Le chanteur Prince vient de disparaitre. Ceux qui ne le savaient pas ont, à cette occasion, découvert que l’artiste, après avoir été un des premiers à utiliser Internet pour vendre sa musique à la fin des années 1990, s’était retiré de la sphère numérique, le mercredi 26 novembre 2014, fermant ses comptes Twitter, Instagram, Facebook, YouTube… En quelque sorte, il avait mis un terme à sa vie numérique, « passé la connexion à gauche »…
Prince a donc eu le temps de faire le ménage sur le web avant de disparaître.
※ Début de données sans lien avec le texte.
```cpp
__device__ __forceinline__ float sum_over_groups(float v) {
    const auto a = __builtin_amdgcn_permlane16_swap(__float_as_uint(v), __float_as_uint(v), false, false);
    v = __uint_as_float(a[0]) + __uint_as_float(a[1]);
    const auto b = __builtin_amdgcn_permlane32_swap(__float_as_uint(v), __float_as_uint(v), false, false);
    return __uint_as_float(b[0]) + __uint_as_float(b[1]);
}

__device__ __forceinline__ short4v ds_read_tr16(const void* p) {
    typedef __attribute__((address_space(3))) short4v lds_short4;
    return __builtin_amdgcn_ds_read_tr16_b64_v4i16((lds_short4*)(p));
}

template <int RB, int CB, int NW = 4>
struct Split {
    static constexpr int WPC = CB >= NW ? 1 : NW / CB;
    static constexpr int NCW = CB >= NW ? CB / NW : 1;
    static constexpr int NRW = CB >= NW ? RB : (RB + WPC - 1) / WPC;
    static constexpr int CBS = CB >= NW ? NW : 1;
    static constexpr int RBS = CB >= NW ? 1 : WPC;
    __device__ static int cb0(int w) { return CB >= NW ? w : w % CB; }
    __device__ static int rb0(int w) { return CB >= NW ? 0 : w / CB; }
};

template <int NRW, int NCW>
__device__ __forceinline__ void gemm_tile(floatx4 (&acc)[NRW][NCW], const float* As, int lda, int a_col0,
                                          int rb0, int rbs, int rb_lim, const float* __restrict__ W, int ldw,
                                          int cb0, int cbs, int kb, int ke, int lane) {
    const int r = lane & 15, q = lane >> 4;
#ifndef MJRL_GEMM_UNROLL
#define MJRL_GEMM_UNROLL 8
#endif
#pragma unroll MJRL_GEMM_UNROLL
    for (int k = kb; k < ke; k += 16) {
        float4 b[NCW];
#pragma unroll
        for (int j = 0; j < NCW; ++j)
            b[j] = *reinterpret_cast<const float4*>(W + (size_t)((cb0 + j * cbs) * 16 + r) * ldw + k + 4 * q);
#pragma unroll
        for (int i = 0; i < NRW; ++i) {
            const int rb = rb0 + i * rbs;
            if (rb >= rb_lim) continue;
            const float4 a = *reinterpret_cast<const float4*>(As + (rb * 16 + r) * lda + (k - a_col0) + 4 * q);
#pragma unroll
            for (int j = 0; j < NCW; ++j) acc[i][j] = mfma_k16(a, b[j], acc[i][j]);
        }
    }
}

template <int NRW, int NCW>
__device__ __forceinline__ void zero_acc(floatx4 (&acc)[NRW][NCW]) {
#pragma unroll
// ... 174 lines not shown
```

### mjrl_amd/csrc/kx.h

```cpp
#pragma once


namespace {

constexpr int AIMG_BYTES = 64 * 64;

template <int MP, int KG>
struct XLayout {
    static constexpr int H = 64, BT = 32;
    static constexpr int NP = 32 * KG, KH = NP / 2;
    static constexpr int RBYTES = NP * 2;
    static constexpr int LD = H + 4;
    static constexpr int LDT = BT + 4;
    static constexpr int LDG = 32 + 4;
    static constexpr int WIMG = 64 * 128;
    static constexpr int WIMG2 = 32 * 128;
    static constexpr int AIMG = AIMG_BYTES;
    static constexpr int oXH = 0;
    static constexpr int oXL = oXH + BT * RBYTES;
    static constexpr int oS1 = oXL + BT * RBYTES;
    static constexpr int oS2 = oS1 + 2 * WIMG;
    static constexpr int oS3 = oS2 + 2 * WIMG;
    static constexpr int oS4 = oS3 + 2 * WIMG2;
    static constexpr int oSC = oS4 + 2 * WIMG2;
    static constexpr int oU = oSC + (64 + 64 + 64 + 32) * 4;
    static constexpr int oD0 = oU + BT * 4;
    static constexpr int oD1 = oD0 + BT * LD * 4;
    static constexpr int D1SZ = (BT * LD > H * LDT ? BT * LD : H * LDT) * 4;
    static constexpr int oGP = oD1 + D1SZ;
    static constexpr int oGPT = oGP + BT * LDG * 4;
    static constexpr int oG1T = oGPT + 32 * LDT * 4;
    static constexpr int oA0 = oG1T + H * LDT * 4;
    static constexpr int oA1 = oA0 + 2 * AIMG;
    static constexpr int oD0B = oA1 + 2 * AIMG;
    static constexpr int bytes = oD0B + BT * LD * 4;
    static_assert(bytes <= 160 * 1024, "LDS");
    static_assert(bytes >= 2 * KT * 8, "row_pass_final scratch");
    static constexpr int XPER = BT * NP / 4 / KT;
    static_assert(NP % 128 == 0, "chunk swizzle of the xhat images");
    static_assert(MP == 16 || MP == 32, "output layer: one k32 step");
};

__device__ __forceinline__ int swz128(int r) { return (((r >> 1) & 1) << 1) | (((r >> 3) & 1) << 2); }
__device__ __forceinline__ int woff(int row, int col) { return row * 128 + 16 * ((col >> 3) ^ swz128(row)) + 2 * (col & 7); }
__device__ __forceinline__ int aoff(int f, int row) { return f * 64 + 16 * ((row >> 3) ^ (((f >> 3) & 1) << 1)) + 2 * (row & 7); }

template <int CTRL>
__device__ __forceinline__ float dpp_f(float x) {
    return __int_as_float(__builtin_amdgcn_update_dpp(__float_as_int(x), __float_as_int(x), CTRL, 0xf, 0xf, false));
}
__device__ __forceinline__ float row16_max(float v) {
    v = fmaxf(v, dpp_f<0xB1>(v));
    v = fmaxf(v, dpp_f<0x4E>(v));
    v = fmaxf(v, dpp_f<0x141>(v));
    return fmaxf(v, dpp_f<0x140>(v));
}

__device__ __forceinline__ half8 cat_tr(const short4v& a, const short4v& b) {
    return __builtin_bit_cast(half8, __builtin_shufflevector(a, b, 0, 1, 2, 3, 4, 5, 6, 7));
}

__device__ __forceinline__ void wrow(const char* img, int imgbytes, int j, int s, int q, half8& h, half8& l) {
    const int off = woff(j, 32 * s + 8 * q);
    h = *reinterpret_cast<const half8*>(img + off);
    l = *reinterpret_cast<const half8*>(img + imgbytes + off);
}
__device__ __forceinline__ void wcol(const char* img, int imgbytes, int hb, int s, int q, int r, half8& h, half8& l) {
    const int tq = r >> 2, tp = r & 3;
    const int o0 = woff(32 * s + 8 * q + tq, hb * 16 + 4 * tp);
    const int o1 = woff(32 * s + 8 * q + 4 + tq, hb * 16 + 4 * tp);
    h = cat_tr(ds_read_tr16(img + o0), ds_read_tr16(img + o1));
    l = cat_tr(ds_read_tr16(img + imgbytes + o0), ds_read_tr16(img + imgbytes + o1));
}
__device__ __forceinline__ void arow(const char* img, int rb, int s, int q, int r, half8& h, half8& l) {
    const int tq = r >> 2, tp = r & 3;
    const int o0 = aoff(32 * s + 8 * q + tq, rb * 16 + 4 * tp);
    const int o1 = aoff(32 * s + 8 * q + 4 + tq, rb * 16 + 4 * tp);
    h = cat_tr(ds_read_tr16(img + o0), ds_read_tr16(img + o1));
    l = cat_tr(ds_read_tr16(img + AIMG_BYTES + o0), ds_read_tr16(img + AIMG_BYTES + o1));
}
__device__ __forceinline__ void acol(const char* img, int f, int q, half8& h, half8& l) {
    const int off = aoff(f, 8 * q);
    h = *reinterpret_cast<const half8*>(img + off);
    l = *reinterpret_cast<const half8*>(img + AIMG_BYTES + off);
}
__device__ __forceinline__ void aval4(const char* img, int f, int row0, float (&v)[4]) {
    typedef unsigned uint2v __attribute__((ext_vector_type(2)));
    const int off = aoff(f, row0);
    const uint2v h = *reinterpret_cast<const uint2v*>(img + off);
    const uint2v l = *reinterpret_cast<const uint2v*>(img + AIMG_BYTES + off);
    v[0] = mix_add_lo(h[0], l[0]) * AHR_INV;
    v[1] = mix_add_hi(h[0], l[0]) * AHR_INV;
    v[2] = mix_add_lo(h[1], l[1]) * AHR_INV;
    v[3] = mix_add_hi(h[1], l[1]) * AHR_INV;
}
__device__ __forceinline__ void astore4(char* img, int f, int row0, const float (&a)[4]) {
    typedef _Float16 half4 __attribute__((ext_vector_type(4)));
    typedef unsigned uint2v __attribute__((ext_vector_type(2)));
    typedef float float4v __attribute__((ext_vector_type(4)));
    const float v[4] = {a[0] * AHR, a[1] * AHR, a[2] * AHR, a[3] * AHR};
    const float4v x = {v[0], v[1], v[2], v[3]};
    const half4 h = __builtin_convertvector(x, half4);
    const uint2v hb = __builtin_bit_cast(uint2v, h);
    const uint2v lb = {mix_lo2(hb[0], v[0], v[1]), mix_lo2(hb[1], v[2], v[3])};
    const int off = aoff(f, row0);
    *reinterpret_cast<uint2v*>(img + off) = hb;
    *reinterpret_cast<uint2v*>(img + AIMG_BYTES + off) = lb;
}
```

Quid du commun des mortels qui, très souvent, oubliera de respirer sans avoir eu l’occasion de statuer sur le devenir de ses données à caractère personnel ? Il arrive de recevoir, sur un réseau social, une notification d’anniversaire d’une de vos connaissances… décédées. Ça refroidit. Comment donc sont gérés les morts dans le monde du virtuel ?
Les options qui s’offrent à nous diffèrent selon les réseaux.
Facebook, par exemple, avait au départ opté pour la fermeture du compte, dès qu’amis ou proches du défunt signalaient, preuves à l’appui, la disparition d’un titulaire de compte. Il reste cependant difficile d’associer un certificat de décès de « la vraie vie » à un pseudo ou des pseudos multiples utilisés par un internaute défunt.
Le réseau de Zuckerberg a par ailleurs ouvert la possibilité de transformer le compte de feu l’internaute, en compte de commémoration où ses amis pourront partager souvenirs, photos, anecdotes… ainsi que toute pensée en son honneur. Un véritable cimetière virtuel en partage…
Facebook autorise également le titulaire du compte à désigner un légataire qui l’aidera à gérer, d’outre-tombe, son compte et, de ce fait, ses données à caractère personnel. Chateaubriand aurait pu décliner des mémoires d’outre-facebook…
Google + offre quant à lui le choix entre le préparamétrage de fermeture du compte et sa transmission à un légataire.
Nous ne sommes probablement qu’aux balbutiements de l’organisation par l’internaute de son post mortem numérique… to connect or not to connect.
Cette dimension funéraire accorde aux réseaux sociaux un véritable statut de registre d’état civil, voire de population, enregistrant tous les événements d’une vie. Vous pouvez y trouver entre naissance et décès, les formation, déménagement, mariage, divorce… en d’autres termes : toute une vie…
Finalement, de véritables pompes de données à caractère personnel, les réseaux sociaux se transformeront, peut-être, dans un avenir pas si lointain, en base de certification, fournissant attestations ou même certificats.
Possibles dérives et avenir
Constituant la quatrième communauté confessionnelle des États-Unis, les mormons, s’appliquent à établir les arbres généalogiques en vue de rétrobaptiser leurs ascendants décédés, et ce pour toute famille, à l’échelle mondiale.
La collecte des données à caractère personnel doit en principe, et selon les législations européennes en particulier, répondre à l’exigence du consentement de l’internaute concerné, relativement à la finalité annoncée par le collecteur de ces données. Pourrez-vous, cependant, et ce n’est qu’un exemple, empêcher le rétrobaptême de l’un de vos ancêtres à partir de données récoltées via des réseaux sociaux…
Un réseau social comme Facebook n’est-il pas en train de se transformer en registre des évènements humains, future base d’une gouvernance mondiale d’un autre genre ? Le jour où nous en prendrons conscience, sera-t-il encore possible de faire machine arrière ?
Omar SEGHROUCHNI, Associé fondateur de StragIS, spécialiste des architectures des systèmes d’information.